RVA strains were then G and P genotyped by hemi-nested multiplex RT-PCRs using the EuroRotaNet protocol (http://www.eurorota.net/) modified with primers previously described [18], [19] in order to allow the specific amplification of genotypes G5, G6, G8, G10 and G11 and genotypes P[1], P[5]-P[7] and P[11]. All the RVA genotyping results were confirmed by sequencing the VP4 and VP7 coding gene amplicons with the same primers as for amplification. NoVsGIII and neboviruses strains were genotyped by direct sequencing of the PCR products. All the sequencing reactions were performed using the ABI PRISM^® Big Dye^® Terminator Cycle Sequencing Kit on a 3130XL DNA Genetic Analyzer (Applied Biosystems, Foster City, CA, USA).

2.4. Sequence analyses

A selection of reference strains available in the National Center for Biotechnology Information GenBank database (http://www.ncbi.nlm.nih.gov/genbank/) was used for all sequence analyses. Molecular Evolutionary Genetics Analysis (MEGA) software [20] was used to calculate nucleotide and amino-acid sequence identities between strains using the p-distance substitution model. Phylogenetic analyses were performed online in the Phylogeny.fr platform [21] according to the following workflow: first, nucleotide and deduced amino-acid sequences were aligned using the MUSCLE programme [22], and then phylogenetic trees were inferred using the PhyML programme [23] and were finally edited with the Seaview programme [24]. Of note, MUSCLE and PhyML programmes were used rather than ClustalW and Neighbour-Joining programmes because it has been demonstrated that the first two programmes were more accurate than the last ones [22], [25].

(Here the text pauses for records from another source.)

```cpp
static std::atomic<int> g_split_target{768};
static std::unordered_map<hipStream_t, int> g_stream_target;
static std::mutex g_stream_mu;
static int split_target_of(hipStream_t st) {
    {
        std::lock_guard<std::mutex> lk(g_stream_mu);
        auto it = g_stream_target.find(st);
        if (it != g_stream_target.end()) return it->second;
    }
    return g_split_target.load(std::memory_order_relaxed);
}

// ... 38 lines not shown
    if (g_force_split > 0) nsplit = std::min(g_force_split, ktiles);
    if (nsplit > 1) {
        const long long fit = ws ? (long long)(ws_bytes / (sizeof(float) * (size_t)c_numel)) : 0;
        if (fit < 2) nsplit = 1; else nsplit = (int)std::min<long long>(nsplit, fit);
    }
    int kt_per = (int)cdiv(ktiles, nsplit);
    nsplit = (int)cdiv(ktiles, kt_per);
    p.kchunk = kt_per * 32; p.nsplit = nsplit; p.slab = c_numel; p.ws = (float*)ws;
    if (p.K <= 0) { p.kchunk = 32; p.nsplit = 1; }
    dim3 grid((unsigned)cdiv(p.N, bn), (unsigned)cdiv(p.M, bm), (unsigned)(nz * p.nsplit));
    if (grid.y > 65535 || grid.z > 65535) return MOGAN_ERR_SHAPE;
    ProfRec rec{}; const bool prof = g_prof_on;
    if (prof) {
        rec.mode = mode; rec.cfg = best;
        rec.M = p.M; rec.N = p.N; rec.K = p.K; rec.nz = nz; rec.nsplit = p.nsplit; rec.Cin = p.Cin; rec.Cout = p.Cout;
        rec.H = p.H; rec.W = p.W; rec.KH = p.KH; rec.KW = p.KW; rec.s = p.s; rec.up = p.up; rec.Bn = p.Bn;
        const double ncols = mode == CONV_DGRAD ? (double)p.Bn * p.H * p.W : (double)p.N * nz;
        rec.flops = 2.0 * (double)p.M * ncols * (double)p.K;
        hipEventCreate(&rec.e0); hipEventCreate(&rec.e1);
        hipEventRecord(rec.e0, st);
    }
    switch (mode) {
        case CONV_FWD: launch_cfg<CONV_FWD>(best, grid, st, p); break;
        case CONV_DGRAD: launch_cfg<CONV_DGRAD>(best, grid, st, p); break;
        case CONV_WGRAD: launch_cfg<CONV_WGRAD>(best, grid, st, p); break;
        default: launch_cfg<BMM>(best, grid, st, p); break;
    }
    if (prof) {
        hipEventRecord(rec.e1, st);
        std::lock_guard<std::mutex> lk(g_prof_mu);
        g_prof.push_back(rec);
    }
    if (p.nsplit > 1) {
        const long long nblk = cdiv(c_numel, 256);
        ReduceP q{};
        q.n = c_numel; q.slab = c_numel; q.nsplit = p.nsplit; q.acc = p.accumulate;
        q.Mcms = c_numel; q.cms = c_numel; q.ybs = c_numel; q.msplit = 0x7fffffff;
        if (mode == CONV_FWD || mode == CONV_DGRAD) {
            q.cms = mode == CONV_FWD ? (long long)p.OH * p.OW : (long long)p.H * p.W;
            q.Mcms = (long long)p.M * q.cms; q.ybs = p.ybs; q.msplit = p.msplit; q.out2 = p.C2; q.ybs2 = p.ybs2;
            q.mask = p.mask; q.mbs = p.mbs;
            if (mode == CONV_FWD) { q.ep_scale = p.ep_scale; q.ep_shift = p.ep_shift; q.ep_relu = p.ep_relu; q.ep_slope = p.ep_slope; }
        }
        hipLaunchKernelGGL(splitk_reduce_kernel, dim3((unsigned)nblk), dim3(256), 0, st, (const float*)ws, p.C, q);
    }
    return hipGetLastError() == hipSuccess ? 0 : MOGAN_ERR_LAUNCH;
}

static int g_group_min_tiles = 1600;
static int run_group(int mode, GemmP* ps, const int* nz, int n, hipStream_t st) {
    static const int cand[4] = {0, 5, 6, 4};
    int best = 4; double bestw = 1e300;
    for (int ci = 0; ci < 4; ++ci) {
        const int c = cand[ci];
        const int bm = kCfgs[c].wm * kCfgs[c].tm * 32, bn = kCfgs[c].wn * kCfgs[c].tn * 32;
        double w = 0; long long tiles = 0;
        for (int i = 0; i < n; ++i) {
            const long long t = cdiv(ps[i].M, bm) * cdiv(ps[i].N, bn) * nz[i];
            tiles += t;
            w += (double)t * bm * bn * (double)ps[i].K;
        }
        w *= (bm * bn >= 128 * 128) ? 1.0 : (bm * bn >= 128 * 64 ? 1.04 : 1.10);
        if (tiles < 512) w *= 512.0 / (double)(tiles < 64 ? 64 : tiles);
        if (w < bestw) { bestw = w; best = c; }
    }
    if (g_force_cfg == 0 || g_force_cfg == 4 || g_force_cfg == 5 || g_force_cfg == 6) best = g_force_cfg;
    const int bm = kCfgs[best].wm * kCfgs[best].tm * 32, bn = kCfgs[best].wn * kCfgs[best].tn * 32;
    {
        long long tiles = 0;
        for (int i = 0; i < n; ++i) tiles += cdiv(ps[i].M, bm) * cdiv(ps[i].N, bn) * nz[i];
        if (tiles < g_group_min_tiles && g_force_cfg < 0) return 1;
    }
    GroupArgs g{};
    g.nprob = n;
    long long end = 0; bool avec = true;
    for (int i = 0; i < n; ++i) {
        GemmP& p = ps[i];
// ... 575 lines not shown
```

multiple-objects-gan_amd/csrc/mogan_wino.hip:

```cpp
#include <hip/hip_runtime.h>
#include <stdint.h>
#include <stdlib.h>
#include <algorithm>
#include "../../include/mogan_hip.h"
#include "mogan_internal.h"
#include "mogan_mma.h"

#ifndef MOGAN_WINO5
#define MOGAN_WINO5 1
#endif
#ifndef WGRAD_XCD
#define WGRAD_XCD 1
#endif
#ifndef WGRAD_BLOCKS
#define WGRAD_BLOCKS 256
#endif
#ifndef W5_XCD
#define W5_XCD 1
#endif
#ifndef W5_NT
#define W5_NT 1
#endif

namespace {

typedef float f32x16 __attribute__((ext_vector_type(16)));
typedef float f32x4 __attribute__((ext_vector_type(4)));

constexpr int CK = 8, TROWS = 2, TCOLS = 16, NT = TROWS * TCOLS, BM = 96;
constexpr int XR = 2 * TROWS + 2, XC = 2 * TCOLS + 2, XCP = 36;

__device__ __forceinline__ float ldgx(__amdgpu_buffer_rsrc_t r, unsigned idx, bool ok) {
    return __builtin_bit_cast(float, __builtin_amdgcn_raw_buffer_load_b32(r, ok ? idx * 4u : 0xFFFFFFFCu, 0, 0));
}
__device__ __forceinline__ f32x4 ldgx4(__amdgpu_buffer_rsrc_t r, unsigned idx, bool ok) {
    return __builtin_bit_cast(f32x4, __builtin_amdgcn_raw_buffer_load_b128(r, ok ? idx * 4u : 0xFFFFFFF0u, 0, 0));
}

#if MOGAN_X6
// ... 902 lines not shown
                    for (int a = 0; a < 3; ++a) av[j][kk][a] = Qc[row * LDQ + a * 32 + l31];
                }
            transform_q(Qs + nxt * QSZ);
            load_y(k + 2);
            store_x(Xs + cur * XSZ, 2 * XSZ - cur * XSZ);
            load_x(k + 3);
            transform_v(Xs + nxt * XSZ, Vs + nxt * VSZ);
#pragma unroll
            for (int j = 0; j < 2; ++j)
#pragma unroll
                for (int kk = 0; kk < WCT / 2; ++kk)
#pragma unroll
                    for (int a = 0; a < 3; ++a)
                        acc[j][a] = __builtin_amdgcn_mfma_f32_32x32x2f32(av[j][kk][a], bv[j][kk], acc[j][a], 0, 0, 0);
            __syncthreads();
        }
#endif
    }
    float* out = part + (size_t)sp * 16 * Cout * Cin;
#pragma unroll
    for (int j = 0; j < 2; ++j) {
        const int xi = wave * 2 + j;
#pragma unroll
        for (int a = 0; a < 3; ++a)
#pragma unroll
            for (int r = 0; r < 16; ++r) {
                const int m = m0 + a * 32 + (r & 3) + 8 * (r >> 2) + 4 * h, n = n0 + l31;
                if (m < Cout && n < Cin) out[((size_t)xi * Cout + m) * Cin + n] = acc[j][a][r];
            }
    }
}
}

__global__ __launch_bounds__(64) void wino_wgrad_finish(const float* __restrict__ part, float* __restrict__ dw, int Cout,
                                                         int Cin, int nsplit, int accumulate) {
    const long long i = (long long)blockIdx.x * 64 + threadIdx.x;
    const long long n = (long long)Cout * Cin;
    if (i >= n) return;
    float u[4][4];
#pragma unroll
    for (int a = 0; a < 4; ++a)
#pragma unroll
        for (int b = 0; b < 4; ++b) u[a][b] = 0.f;
    for (int sp = 0; sp < nsplit; ++sp) {
        const float* ps = part + (size_t)sp * 16 * n + i;
#pragma unroll
        for (int a = 0; a < 4; ++a)
#pragma unroll
            for (int b = 0; b < 4; ++b) u[a][b] += ps[(size_t)(a * 4 + b) * n];
    }
    float t[3][4];
#pragma unroll
    for (int b = 0; b < 4; ++b) {
        t[0][b] = u[0][b] + 0.5f * (u[1][b] + u[2][b]);
        t[1][b] = 0.5f * (u[1][b] - u[2][b]);
        t[2][b] = 0.5f * (u[1][b] + u[2][b]) + u[3][b];
    }
    float* d = dw + i * 9;
#pragma unroll
    for (int a = 0; a < 3; ++a) {
        const float g0 = t[a][0] + 0.5f * (t[a][1] + t[a][2]), g1 = 0.5f * (t[a][1] - t[a][2]),
                    g2 = 0.5f * (t[a][1] + t[a][2]) + t[a][3];
        d[a * 3 + 0] = (accumulate ? d[a * 3 + 0] : 0.f) + g0;
        d[a * 3 + 1] = (accumulate ? d[a * 3 + 1] : 0.f) + g1;
        d[a * 3 + 2] = (accumulate ? d[a * 3 + 2] : 0.f) + g2;
    }
}

}

static int g_wino = -1;

int mogan_wino_try(const float* in, const float* w, const void* prep, float* out, const MoganConvShape& g, int dgrad,
                   const float* ep_scale, const float* ep_shift, int ep_relu, void* ws, size_t ws_bytes, hipStream_t st) {
#if MOGAN_X6
    if (g_wino < 0) { const char* e = getenv("MOGAN_WINO"); g_wino = (e && e[0] == '0') ? 0 : 1; }
    const int B = g.B, Cin = g.Cin, H = g.H, W = g.W, Cout = g.Cout, ph = g.ph;
    if (!g_wino || !(g.KH == 3 && g.KW == 3 && g.stride == 1 && ph == g.pw && (ph == 0 || ph == 1) && g.up == 0)) return 0;
    const int Kin = dgrad ? Cout : Cin, Kout = dgrad ? Cin : Cout;
    const int cH = g.OH, cW = g.OW;
    const int iH = dgrad ? cH : H, iW = dgrad ? cW : W, oH = dgrad ? H : cH, oW = dgrad ? W : cW, pad = dgrad ? 2 - ph : ph;
    if (cH < 2 || cW < 2 || (Kin % CK2) || Kin < 32 || Kout < 64) return 0;
    if ((((uintptr_t)out) & 15) != 0) return 0;
// ... 3 lines not shown
    if ((long long)B * Kin * iH * iW >= (1ll << 29) || (long long)Kin * iH * iW >= (1ll << 26) ||
        (long long)B * Kout * oH * oW >= (1ll << 30))
        return 0;
    const size_t u3bytes = (size_t)mbs * 8 * (Kin / CK2) * 18 * 1024 + 18 * 1024;
    if (u3bytes >= (1ull << 31)) return 0;
    if (prep == nullptr && (!ws || u3bytes > ws_bytes)) return 0;
    const uint4* U = prep ? (const uint4*)prep : (const uint4*)ws;
    static int ncu = 0;
    if (!ncu) {
        int dev = 0; hipDeviceProp_t pr;
        if (hipGetDevice(&dev) == hipSuccess && hipGetDeviceProperties(&pr, dev) == hipSuccess) ncu = pr.multiProcessorCount;
        if (ncu <= 0) ncu = 256;
    }
    const int nunit = (int)mbs * 3 * (Kin / CK2);
    if (prep == nullptr)
        hipLaunchKernelGGL(wino3_weight_kernel, dim3((unsigned)((nunit + 3) / 4)), dim3(256), 0, st, w, (uint4*)ws, Cout, Cin, dgrad, nunit);
    if (MOGAN_WINO5 && ep_scale == nullptr && (oH % (2 * TROWS)) == 0 && (oW % (2 * TCOLS)) == 0 && (Kout % BM) == 0) {
        const long long nt5 = (long long)B * tiles_x * tiles_y * mbs;
        mogan_prof_relabel(3);
        hipLaunchKernelGGL(wino5_fwd_kernel, dim3((unsigned)std::min<long long>(nt5, ncu)), dim3(1024), 0, st, in, U, out,
                           Kin, iH, iW, Kout, oH, oW, pad, tiles_x, tiles_y, (int)nt5, (unsigned)(4ull * B * Kin * iH * iW),
                           (unsigned)u3bytes);
        return hipGetLastError() == hipSuccess ? 1 : MOGAN_ERR_LAUNCH;
    }
    const long long ntile = (long long)B * tiles_x * tiles_y * mbs;
    if (ntile >= (1ll << 30)) return 0;
    dim3 grid((unsigned)std::min<long long>(ntile, ncu));
    hipLaunchKernelGGL(wino3_fwd_kernel, grid, dim3(512), 0, st, in, U, out, Kin, iH, iW, Kout, oH, oW, pad, tiles_x,
                       tiles_y, (int)ntile, B, ep_scale, ep_shift, ep_relu, (unsigned)(4ull * B * Kin * iH * iW), (unsigned)u3bytes);
    return hipGetLastError() == hipSuccess ? 1 : MOGAN_ERR_LAUNCH;
#else
    return 0;
#endif
}
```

A selection of representative VP7 and VP4 partial sequences of French RVA G6P[5] strains from both vaccinated and non-vaccinated herds were submitted to the European Nucleotide Archive database (http://www.ebi.ac.uk/ena/) under the following accession numbers: HE646639 to HE646657 for VP7 and HE646658 to HE646676 for VP4.

2.5. Statistical analyses

To compare the mean age in both groups (vaccination vs. no vaccination), the underlying assumptions of analysis of variance (normally distributed populations with equal variances or homoscedasticity) were checked using the Jarque-Bera (S–K) test and Bartlett test. Transformations of the raw data based on skewness and kurtosis were also performed. A nonparametric test (i.e. Kruskal Wallis test) was performed if necessary.

The Chi square or Fischer exact test were used to compare virus prevalence and genotypes between the two groups.

All statistical analyses were performed with Stata^® software (StataCorp release 10, 2007; College Station, TX, USA). For all analyses, a P value of less than 0.05 was considered the threshold of significance.

3. Results and discussion

A high prevalence of RVA associated with calf diarrhoea was observed in both groups: they were similarly (P = 0.495) detected in 21/38 (55.3%) and 28/43 (65.1%) diarrhoeic faecal samples from vaccinated and non-vaccinated herds, respectively. To the best of our knowledge, this is the first study to compare the prevalence of rotaviruses in diarrhoeic calves from vaccinated and non-vaccinated herds. A large number of international studies have reported the prevalence of rotaviruses in diarrhoeic calves, but the use of vaccines against rotavirus is rarely documented, and we can assume that the majority of these studies certainly included calves from both vaccinated and non-vaccinated herds. Nevertheless, some of these studies aimed to determine the prevalence of rotaviruses in diarrhoeic calves from vaccinated or non-vaccinated herds. For example, studies from Italy [26] and Japan [27] reported different prevalences in non-vaccinated herds of 9.6% and 37%, respectively, which is lower than the prevalence of 65.1% reported here. Similarly, a slightly lower prevalence of rotavirus (45.1% vs. 55.3%) compared with the present study was reported in a previous study conducted during the late 90 s in the same region of France [28] in which more than 80% of the herds included were vaccinated. The high prevalence of RVA observed in the vaccinated herds was hardly surprising. Indeed, rotavirus vaccination of pregnant cows was not developed to completely prevent infection by these viruses but ideally to supply calves with anti-rotavirus specific antibodies to allow them to withstand the infectious pressure without developing clinical signs. Thus RVA could infect calves even in vaccinated herds and we can thus assume that diarrhoea in these calves involves other factors or pathogens.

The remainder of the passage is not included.